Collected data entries
───

template <bool H16, bool SPLIT, bool PRE>
__global__ void __launch_bounds__(kThreads, 1)
point_mlp_tc_kernel(const __grid_constant__ DevParams p, const __grid_constant__ KernelArgs a) {
  extern __shared__ __align__(1024) unsigned char smem_dyn[];
  unsigned char* smem = smem_dyn + ((1024u - (smem_u32(smem_dyn) & 1023u)) & 1023u);
  const uint32_t smem_base = smem_u32(smem);
  const int tid = threadIdx.x;
  const int wg = tid >> 7, t = tid & 127, w = t >> 5, lane = tid & 31;
  constexpr int kParts = SPLIT ? 2 : 1;
  constexpr int kPts = SPLIT ? kTileM / 2 : kTileM;
  constexpr int kSlotBytes = kBSlotBytes * kParts;
  constexpr int kSlots = kRingBytes / kSlotBytes;
  const uint32_t ring = smem_base + kSmemRing + (uint32_t)wg * kRingBytes;
  auto full_bar = [&](int s) { return smem_base + kSmemBar + 8u * (uint32_t)(wg * 4 + s); };
  short2* sph_smem = reinterpret_cast<short2*>(smem + kSmemSph);
  volatile unsigned long long* mask_smem = reinterpret_cast<volatile unsigned long long*>(smem + kSmemMask);

  if (tid == 0) {
    for (int s = 0; s < 8; ++s) mbar_init(smem_base + kSmemBar + 8u * s, 1);
    fence_barrier_init();
  }
  __syncthreads();

  const int kz = a.kz;
  const int last_layer = (a.debug_layer >= 0) ? a.debug_layer : (kNumLayers - 1);
  const unsigned char* images = a.wblob + kHeaderBytes;
  const float* bias = reinterpret_cast<const float*>(a.wblob);
  float* scratch = a.scratch + (size_t)blockIdx.x * kScratchFloats;
  float* hbuf = scratch + (size_t)wg * (2 * 64 * 128);
  float* xbuf = scratch + kExchangeOffset + (size_t)wg * (2 * 64 * 64);
  const uint64_t policy = l2_policy_evict_last();

  Cursor pc;
  bool p_live = false;
  uint32_t ppos = 0, cpos = 0, done = 0;
  uint64_t mask = 0;
  auto produce = [&]() {
    if (t != 0) return;
    while (p_live && ppos < done + (uint32_t)kSlots) {
      const bool is_out = kLayers[pc.l].is_out != 0;
      const unsigned char* src = images + chunk_image_offset(pc.l, pc.k, kz, kParts) + (is_out ? 0 : (size_t)(2 * wg + pc.j) * kSlotBytes);
      const uint32_t bytes = is_out ? (uint32_t)(kOutImgBytes * kParts) : (uint32_t)kSlotBytes;
      const int s = (int)(ppos % kSlots);
      mbar_arrive_expect_tx(full_bar(s), bytes);
      bulk_g2s(ring + (uint32_t)s * kSlotBytes, src, bytes, full_bar(s), policy);
      ++ppos;
      ++pc.j;
      p_live = pc.normalize(kz, mask, last_layer, wg);
    }
  };
  float acc0[64], acc1[64], acco[8];
  auto wait_slot = [&]() -> uint32_t {
    const int s = (int)(cpos % kSlots);
    mbar_wait(full_bar(s), (cpos / kSlots) & 1u, a.error_flag);
    return ring + (uint32_t)s * kSlotBytes;
  };
  auto release1 = [&]() {
    gmma::wait<1>();
    done = cpos - 1;
    produce();
  };
  auto mma_pair = [&](uint32_t a_addr, bool fresh) {
    const uint64_t ad = gmma::desc_sw128(a_addr);
    {
      const uint32_t b = wait_slot();
      gmma::fence();
#pragma unroll
      for (int k = 0; k < 4; ++k)
#pragma unroll
        for (int part = 0; part < kParts; ++part)
          gmma::mma_f16_n128(acc0, ad + 2 * k, gmma::desc_sw128(b + part * kBSlotBytes) + 2 * k, (fresh && k == 0 && part == 0) ? 0 : 1);
      gmma::commit();
      ++cpos;
    }
    release1();
    {
      const uint32_t b = wait_slot();
      gmma::fence();
#pragma unroll
      for (int k = 0; k < 4; ++k)
#pragma unroll
        for (int part = 0; part < kParts; ++part)
          gmma::mma_f16_n128(acc1, ad + 2 * k, gmma::desc_sw128(b + part * kBSlotBytes) + 2 * k, (fresh && k == 0 && part == 0) ? 0 : 1);
      gmma::commit();
      ++cpos;
    }
  };
  auto mma_out = [&](uint32_t a_addr, bool fresh) {
    const uint64_t ad = gmma::desc_sw128(a_addr);
    const uint32_t b = wait_slot();
    gmma::fence();
#pragma unroll
    for (int k = 0; k < 4; ++k)
#pragma unroll
      for (int part = 0; part < kParts; ++part)
        gmma::mma_f16_n16(acco, ad + 2 * k, gmma::desc_sw128(b + part * kOutImgBytes) + 2 * k, (fresh && k == 0 && part == 0) ? 0 : 1);
    gmma::commit();
    ++cpos;
  };
  auto retire1 = release1;
  auto retire0 = [&]() {
    gmma::wait<0>();
    gmma::fence_regs(acc0); gmma::fence_regs(acc1); gmma::fence_regs(acco);
    done = cpos;
    produce();
  };
  auto sync_all = [&]() { named_bar_sync(1, kThreads); };

  const short2* sph_cur = sph_smem;
  const int erow0 = 16 * w + (lane >> 2);
  const int ecol = 2 * (lane & 3);

  for (int tile = blockIdx.x; tile < a.n_tiles; tile += gridDim.x) {
    const int row0 = tile * kPts;
    if (tid == 0) mask_smem[0] = 0ull;
    sync_all();
    {
      uint32_t my_scales = 0;
      if (tid < kPts) {
        const int gi = row0 + tid;
        int sx = kSphereInvalid, sy = kSphereInvalid;
        if (gi < a.n) {
          point_to_sphere(p, a.pts[(size_t)gi * 3 + 0], a.pts[(size_t)gi * 3 + 1], a.pts[(size_t)gi * 3 + 2], sx, sy);
          if (a.dbg_sphere) { a.dbg_sphere[(size_t)gi * 2 + 0] = sx; a.dbg_sphere[(size_t)gi * 2 + 1] = sy; }
        }
        sph_smem[tid] = make_short2((short)max(min(sx, 32767), -32768), (short)max(min(sy, 32767), -32768));
        if (a.skip_zero) {
#pragma unroll
          for (int s = 0; s < kScales; ++s) my_scales |= scale_taps(p, s, sx, sy).any ? (1u << s) : 0u;
        }
      }
      if (a.skip_zero && tid < ((kPts + 31) & ~31)) {
        const uint32_t wbits = __reduce_or_sync(0xffffffffu, my_scales);
        if (lane == 0) {
          const unsigned long long bits = chunk_mask_for_scales(p, wbits, kz);
          if (bits) atomicOr((unsigned long long*)mask_smem, bits);
        }
      }
    }
    sync_all();
    mask = PRE ? 0ull : (a.skip_zero ? mask_smem[0] : ~0ull);
    pc = Cursor();
    p_live = pc.normalize(kz, mask, last_layer, wg);
    produce();

    const unsigned char* pre_row[2] = {nullptr, nullptr};
    if constexpr (PRE) {
#pragma unroll
      for (int hh = 0; hh < 2; ++hh) {
        const short2 sp = sph_cur[(erow0 + 8 * hh) % kPts];
        const bool in = sp.x >= 0 && sp.x < a.pre_W1 && sp.y >= 0 && sp.y < a.pre_H1;
        const size_t ridx = in ? (size_t)sp.y * a.pre_W1 + sp.x : (size_t)a.pre_W1 * a.pre_H1;
        pre_row[hh] = a.preproj + ridx * (size_t)(SRF_NUM_BLOCKS * kHidden * (SPLIT ? 4 : 2));
      }
    }

    if (tid < 2 * kPts) {
      const bool first = tid < kPts;
      const int xrow = first ? tid : tid - kPts;
      const int gi = row0 + xrow;
      const uint32_t slot_addr = smem_base + kSmemX;
      float qx = 0.f, qy = 0.f, qz = 0.f;
      if (gi < a.n) { qx = a.pts[(size_t)gi * 3 + 0]; qy = a.pts[(size_t)gi * 3 + 1]; qz = a.pts[(size_t)gi * 3 + 2]; }
      const float kPi = 3.14159274101257324f, kHalfPi = 1.57079637050628662f;
      auto sel3 = [](int i, float v0, float v1, float v2) { return i == 0 ? v0 : (i == 1 ? v1 : v2); };
      auto xval = [&](int idx, const float* vd) -> float {
        if (gi >= a.n) return 0.0f;
        if (idx < 3) return sel3(idx, qx, qy, qz);
        if (idx < 3 + 36) {
          const int j = idx - 3, fp = j / 3, cc = j - 3 * fp;
          float arg = fmul(sel3(cc, qx, qy, qz), kPi * (float)(1 << (fp >> 1)));
          if (fp & 1) arg = fadd(kHalfPi, arg);
          return sinf(arg);
        }
        if (idx < kDX) return sel3(idx - 39, vd[0], vd[1], vd[2]);
        return 0.0f;
      };
      float vd[3] = {0.f, 0.f, 0.f};
      if (!first && gi < a.n) {
        const float* vp = a.viewdir + (size_t)(gi / a.n_per) * 3;
        vd[0] = vp[0]; vd[1] = vp[1]; vd[2] = vp[2];
      }
      const int g_end = first ? 3 : 8;
#pragma unroll 1
      for (int g = first ? 0 : 3; g < g_end; ++g) {
        float v[8];
#pragma unroll
        for (int j = 0; j < 8; ++j) v[j] = xval(8 * g + j, vd);
        if constexpr (SPLIT) {
          uint32_t hi[4], lo[4];
#pragma unroll
          for (int j = 0; j < 4; ++j) split_half2(v[2 * j], v[2 * j + 1], hi[j], lo[j]);
          sts128(slot_addr + sw128_offset(xrow, g), hi[0], hi[1], hi[2], hi[3]);
          sts128(slot_addr + sw128_offset(xrow + kPts, g), lo[0], lo[1], lo[2], lo[3]);
        } else {
          sts128(slot_addr + sw128_offset(xrow, g), pack_half2(v[0], v[1]), pack_half2(v[2], v[3]), pack_half2(v[4], v[5]),
                 pack_half2(v[6], v[7]));
        }
      }
    }
    fence_proxy_async_smem();
    sync_all();

    constexpr int kItems = kPts / 32;
    int cur_scale = -1;
    int t_off[kItems];
    uint32_t t_ok[kItems];
    float t_w[kItems], t_n[kItems];
    int dxo = 0, dyo = 0;
    auto gather = [&](int c, uint32_t zaddr) {
      const int g = tid & 7;
      const int ch = c * kChunkK + g * 8;
      auto emit_vals = [&](int row, const float (&v)[8]) {
        if constexpr (SPLIT) {
          uint32_t hi[4], lo[4];
#pragma unroll
          for (int j = 0; j < 4; ++j) split_half2(v[2 * j], v[2 * j + 1], hi[j], lo[j]);
          sts128(zaddr + sw128_offset(row, g), hi[0], hi[1], hi[2], hi[3]);
          sts128(zaddr + sw128_offset(row + kPts, g), lo[0], lo[1], lo[2], lo[3]);
        } else {
          sts128(zaddr + sw128_offset(row, g), pack_half2(v[0], v[1]), pack_half2(v[2], v[3]), pack_half2(v[4], v[5]), pack_half2(v[6], v[7]));
        }
      };
      int s = -1;
#pragma unroll
      for (int i = 0; i < kScales; ++i)
        if (ch >= p.ch_off[i] && ch < p.ch_off[i + 1]) s = i;
      if (s >= 0 && s != cur_scale) {
        dxo = p.C[s]; dyo = p.W[s] * p.C[s];
#pragma unroll
        for (int i = 0; i < kItems; ++i) {
          const short2 sp16 = sph_cur[(tid >> 3) + 32 * i];
          const Taps tp = scale_taps(p, s, sp16.x, sp16.y);
          t_ok[i] = (tp.off[0] >= 0 ? 1u : 0u) | (tp.off[1] >= 0 ? 2u : 0u) | (tp.off[2] >= 0 ? 4u : 0u) | (tp.off[3] >= 0 ? 8u : 0u);
          int o0 = 0;
          if (tp.off[0] >= 0) o0 = tp.off[0];
          else if (tp.off[1] >= 0) o0 = tp.off[1] - dxo;
          else if (tp.off[2] >= 0) o0 = tp.off[2] - dyo;
          else if (tp.off[3] >= 0) o0 = tp.off[3] - dxo - dyo;
          t_off[i] = o0;
          t_w[i] = tp.fx; t_n[i] = tp.fy;
        }
        cur_scale = s;
      }
      const char* fbytes = (s >= 0) ? reinterpret_cast<const char*>(p.feat[s]) : nullptr;
      const int ch_in = (s >= 0) ? ch - p.ch_off[s] : 0;
      const bool f16 = p.feat_fp16 != 0;
#pragma unroll
      for (int u = 0; u < kItems; ++u) {
        const int row = (tid >> 3) + 32 * u;
        float acc[8];
        const uint32_t ok = (s >= 0) ? t_ok[u] : 0u;
        if (!ok) {
#pragma unroll
          for (int e = 0; e < 8; ++e) acc[e] = 0.0f;
          emit_vals(row, acc);
          continue;
        }
        const float wx = t_w[u], ny = t_n[u];
        const float e_ = fsub(1.0f, wx), so = fsub(1.0f, ny);
        const float tw4[4] = {fmul(so, e_), fmul(so, wx), fmul(ny, e_), fmul(ny, wx)};
        float v[4][8];
#pragma unroll
        for (int tp = 0; tp < 4; ++tp) {
          if ((ok >> tp) & 1u) {
            const size_t eidx = (size_t)(ch_in + t_off[u] + (tp & 1) * dxo + (tp >> 1) * dyo);
            if (f16) {
              const uint4 raw = __ldg(reinterpret_cast<const uint4*>(fbytes + eidx * 2));
              const uint32_t rw[4] = {raw.x, raw.y, raw.z, raw.w};
#pragma unroll
              for (int q = 0; q < 4; ++q) {
                const float2 f = __half22float2(*reinterpret_cast<const __half2*>(&rw[q]));
                v[tp][2 * q] = f.x; v[tp][2 * q + 1] = f.y;
              }
            } else {
              const float4* src = reinterpret_cast<const float4*>(fbytes + eidx * 4);
              const float4 a0 = __ldg(src), a1 = __ldg(src + 1);
              v[tp][0] = a0.x; v[tp][1] = a0.y; v[tp][2] = a0.z; v[tp][3] = a0.w;
              v[tp][4] = a1.x; v[tp][5] = a1.y; v[tp][6] = a1.z; v[tp][7] = a1.w;
            }
          } else {
#pragma unroll
            for (int e = 0; e < 8; ++e) v[tp][e] = 0.0f;
          }
        }
#pragma unroll
        for (int e = 0; e < 8; ++e) {
          acc[e] = fmul(v[0][e], tw4[0]);
#pragma unroll
          for (int tp = 1; tp < 4; ++tp) acc[e] = fadd(acc[e], fmul(v[tp][e], tw4[tp]));
        }
        emit_vals(row, acc);
      }
    };
    auto zpass = [&]() {
      cur_scale = -1;
      int c = next_active(kz, mask, -1);
      if (c < 0) return;
      gather(c, smem_base + kSmemZ);
      fence_proxy_async_smem();
      sync_all();
      for (int zi = 0; c >= 0; ++zi) {
        const int cn = next_active(kz, mask, c);
        mma_pair(smem_base + kSmemZ + (uint32_t)(zi & 1) * kAChunkBytes, false);
        if (cn >= 0) gather(cn, smem_base + kSmemZ + (uint32_t)((zi + 1) & 1) * kAChunkBytes);
        retire0();
        fence_proxy_async_smem();
        sync_all();
        c = cn;
      }
    };

    auto epilogue = [&](auto use_h_c, auto write_h_c, auto use_p_c, int bias_idx) __attribute__((always_inline)) {
      constexpr bool USE_H = decltype(use_h_c)::value, WRITE_H = decltype(write_h_c)::value, USE_P = decltype(use_p_c)::value;
      if constexpr (SPLIT) {
        if (t >= 64) {
#pragma unroll
          for (int i = 0; i < 64; ++i) { xbuf[i * 64 + (t - 64)] = acc0[i]; xbuf[(64 + i) * 64 + (t - 64)] = acc1[i]; }
        }
        named_bar_sync(2 + wg, 128);
        if (t >= 64) return;
      }
      [[maybe_unused]] const float inv_scale = SPLIT ? __ldg(bias + kInvScaleSlot) : 1.0f;
      auto finish = [&](float (&acc)[64], int j) __attribute__((always_inline)) {
#pragma unroll
        for (int i2 = 0; i2 < 32; ++i2) {
          const int i = 2 * i2, hh = i2 & 1;
          const int row = erow0 + 8 * hh;
          const int col = 256 * wg + 128 * j + 8 * (i2 >> 1) + ecol;
          float r0 = acc[i], r1 = acc[i + 1];
          if constexpr (SPLIT) {
            const float p0 = xbuf[(j * 64 + i) * 64 + t], p1 = xbuf[(j * 64 + i + 1) * 64 + t];
            r0 = (r0 + p0) * inv_scale; r1 = (r1 + p1) * inv_scale;
          }
          if constexpr (!USE_P) {
            const float2 bb = __ldg(reinterpret_cast<const float2*>(bias + (size_t)bias_idx * kHidden + col));
            r0 += bb.x; r1 += bb.y;
          }
          [[maybe_unused]] float2* hp = reinterpret_cast<float2*>(hbuf) + (size_t)(j * 32 + i2) * 128 + t;
          [[maybe_unused]] __half2* hp16 = reinterpret_cast<__half2*>(hbuf) + (size_t)(j * 32 + i2) * 128 + t;
          if constexpr (USE_H) {
            if constexpr (H16) { const float2 f = __half22float2(*hp16); r0 += f.x; r1 += f.y; }
            else { const float2 f = *hp; r0 += f.x; r1 += f.y; }
          }
          if constexpr (USE_P) {
            if constexpr (SPLIT) {
              const float2 f = __ldg(reinterpret_cast<const float2*>(pre_row[hh] + ((size_t)bias_idx * kHidden + col) * 4));
              r0 += f.x; r1 += f.y;
            } else {
              const float2 f = __half22float2(__ldg(reinterpret_cast<const __half2*>(pre_row[hh] + ((size_t)bias_idx * kHidden + col) * 2)));
              r0 += f.x; r1 += f.y;
            }
          }
          if constexpr (WRITE_H) {
            if constexpr (H16) *hp16 = __floats2half2_rn(r0, r1);
            else *hp = make_float2(r0, r1);
          }
          const uint32_t addr = smem_base + kSmemAct + (uint32_t)(col >> 6) * kAChunkBytes;
          const uint32_t inrow = (uint32_t)((((col & 63) >> 3) ^ (row & 7)) << 4) + (uint32_t)((col & 7) * 2);
          if constexpr (SPLIT) {
            uint32_t hi, lo;
            split_half2(fmaxf(r0, 0.0f), fmaxf(r1, 0.0f), hi, lo);
            sts32(addr + (uint32_t)row * 128 + inrow, hi);
            sts32(addr + (uint32_t)(row + kPts) * 128 + inrow, lo);
          } else {
            sts32(addr + (uint32_t)row * 128 + inrow, pack_relu_half2(r0, r1));
          }
        }
      };
      finish(acc0, 0);
      finish(acc1, 1);
    };
    auto epi = [&](auto use_h_c, auto write_h_c, auto use_p_c, int bias_idx) __attribute__((always_inline)) {
      retire0();
      sync_all();
      epilogue(use_h_c, write_h_c, use_p_c, bias_idx);
      fence_proxy_async_smem();
      sync_all();
    };
    auto dump_acc = [&](bool out) {
      retire0();
      if (out && wg != 0) return;
#pragma unroll
      for (int hh = 0; hh < 2; ++hh) {
        float* dst = a.debug_acc + ((size_t)tile * kTileM + erow0 + 8 * hh) * kHidden;
        if (out) {
#pragma unroll
          for (int c8 = 0; c8 < 2; ++c8) { dst[8 * c8 + ecol] = acco[4 * c8 + 2 * hh]; dst[8 * c8 + ecol + 1] = acco[4 * c8 + 2 * hh + 1]; }
        } else {
#pragma unroll
          for (int c8 = 0; c8 < 16; ++c8) {
            const int col = 256 * wg + 8 * c8 + ecol;
            dst[col] = acc0[4 * c8 + 2 * hh]; dst[col + 1] = acc0[4 * c8 + 2 * hh + 1];
            dst[col + 128] = acc1[4 * c8 + 2 * hh]; dst[col + 129] = acc1[4 * c8 + 2 * hh + 1];
          }
        }
      }
    };

    using T = std::true_type;
    using F = std::false_type;
    using P = std::integral_constant<bool, PRE>;
    mma_pair(smem_base + kSmemX, true);
    retire1();
    if (!PRE) zpass();
    if (a.debug_layer == 1) { dump_acc(false); continue; }
    bool stop = false;
    for (int b = 0; b < SRF_NUM_BLOCKS; ++b) {
      if (b == 0) epi(F{}, T{}, P{}, b);
      else epi(T{}, T{}, P{}, b);
#pragma unroll 1
      for (int k = 0; k < kHiddenChunks; ++k) { mma_pair(smem_base + kSmemAct + (uint32_t)k * kAChunkBytes, k == 0); retire1(); }
      if (a.debug_layer == 2 + 3 * b) { dump_acc(false); stop = true; break; }
      epi(F{}, F{}, F{}, 3 + b);
#pragma unroll 1
      for (int k = 0; k < kHiddenChunks; ++k) { mma_pair(smem_base + kSmemAct + (uint32_t)k * kAChunkBytes, k == 0); retire1(); }
      if (b < SRF_NUM_BLOCKS - 1) {
        if (!PRE) zpass();
        if (a.debug_layer == 4 + 3 * b) { dump_acc(false); stop = true; break; }
      } else if (a.debug_layer == 9) { dump_acc(false); stop = true; break; }
    }
    if (stop) continue;
    epi(T{}, F{}, F{}, 6);
    if (wg == 0) {
#pragma unroll 1
      for (int k = 0; k < kHiddenChunks; ++k) { mma_out(smem_base + kSmemAct + (uint32_t)k * kAChunkBytes, k == 0); retire1(); }
      if (a.debug_layer == 10) { dump_acc(true); continue; }
      retire0();
      const float* bo = bias + (size_t)7 * kHidden;
      if constexpr (SPLIT) {
        if (t >= 64) {
#pragma unroll
          for (int i = 0; i < 8; ++i) xbuf[i * 64 + (t - 64)] = acco[i];
        }
        named_bar_sync(2, 128);
      }
      if (!SPLIT || t < 64) {
        const float inv_scale = SPLIT ? __ldg(bias + kInvScaleSlot) : 1.0f;
#pragma unroll
        for (int i = 0; i < 8; ++i) {
          const int row = erow0 + 8 * ((i >> 1) & 1);
          const int col = 8 * (i >> 2) + ecol + (i & 1);
          float v = acco[i];
          if constexpr (SPLIT) v = (v + xbuf[i * 64 + t]) * inv_scale;
          const int gi = row0 + row;
          if (row < kPts && gi < a.n && col < a.d_out) a.raw_out[(size_t)gi * a.d_out + col] = v + __ldg(bo + col);
        }
      }
    }
  }
}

───

**Exercise details**
Across the entries above, work out how many lines hold "finish". The answer is that number alone.

**Solution to the problem**
3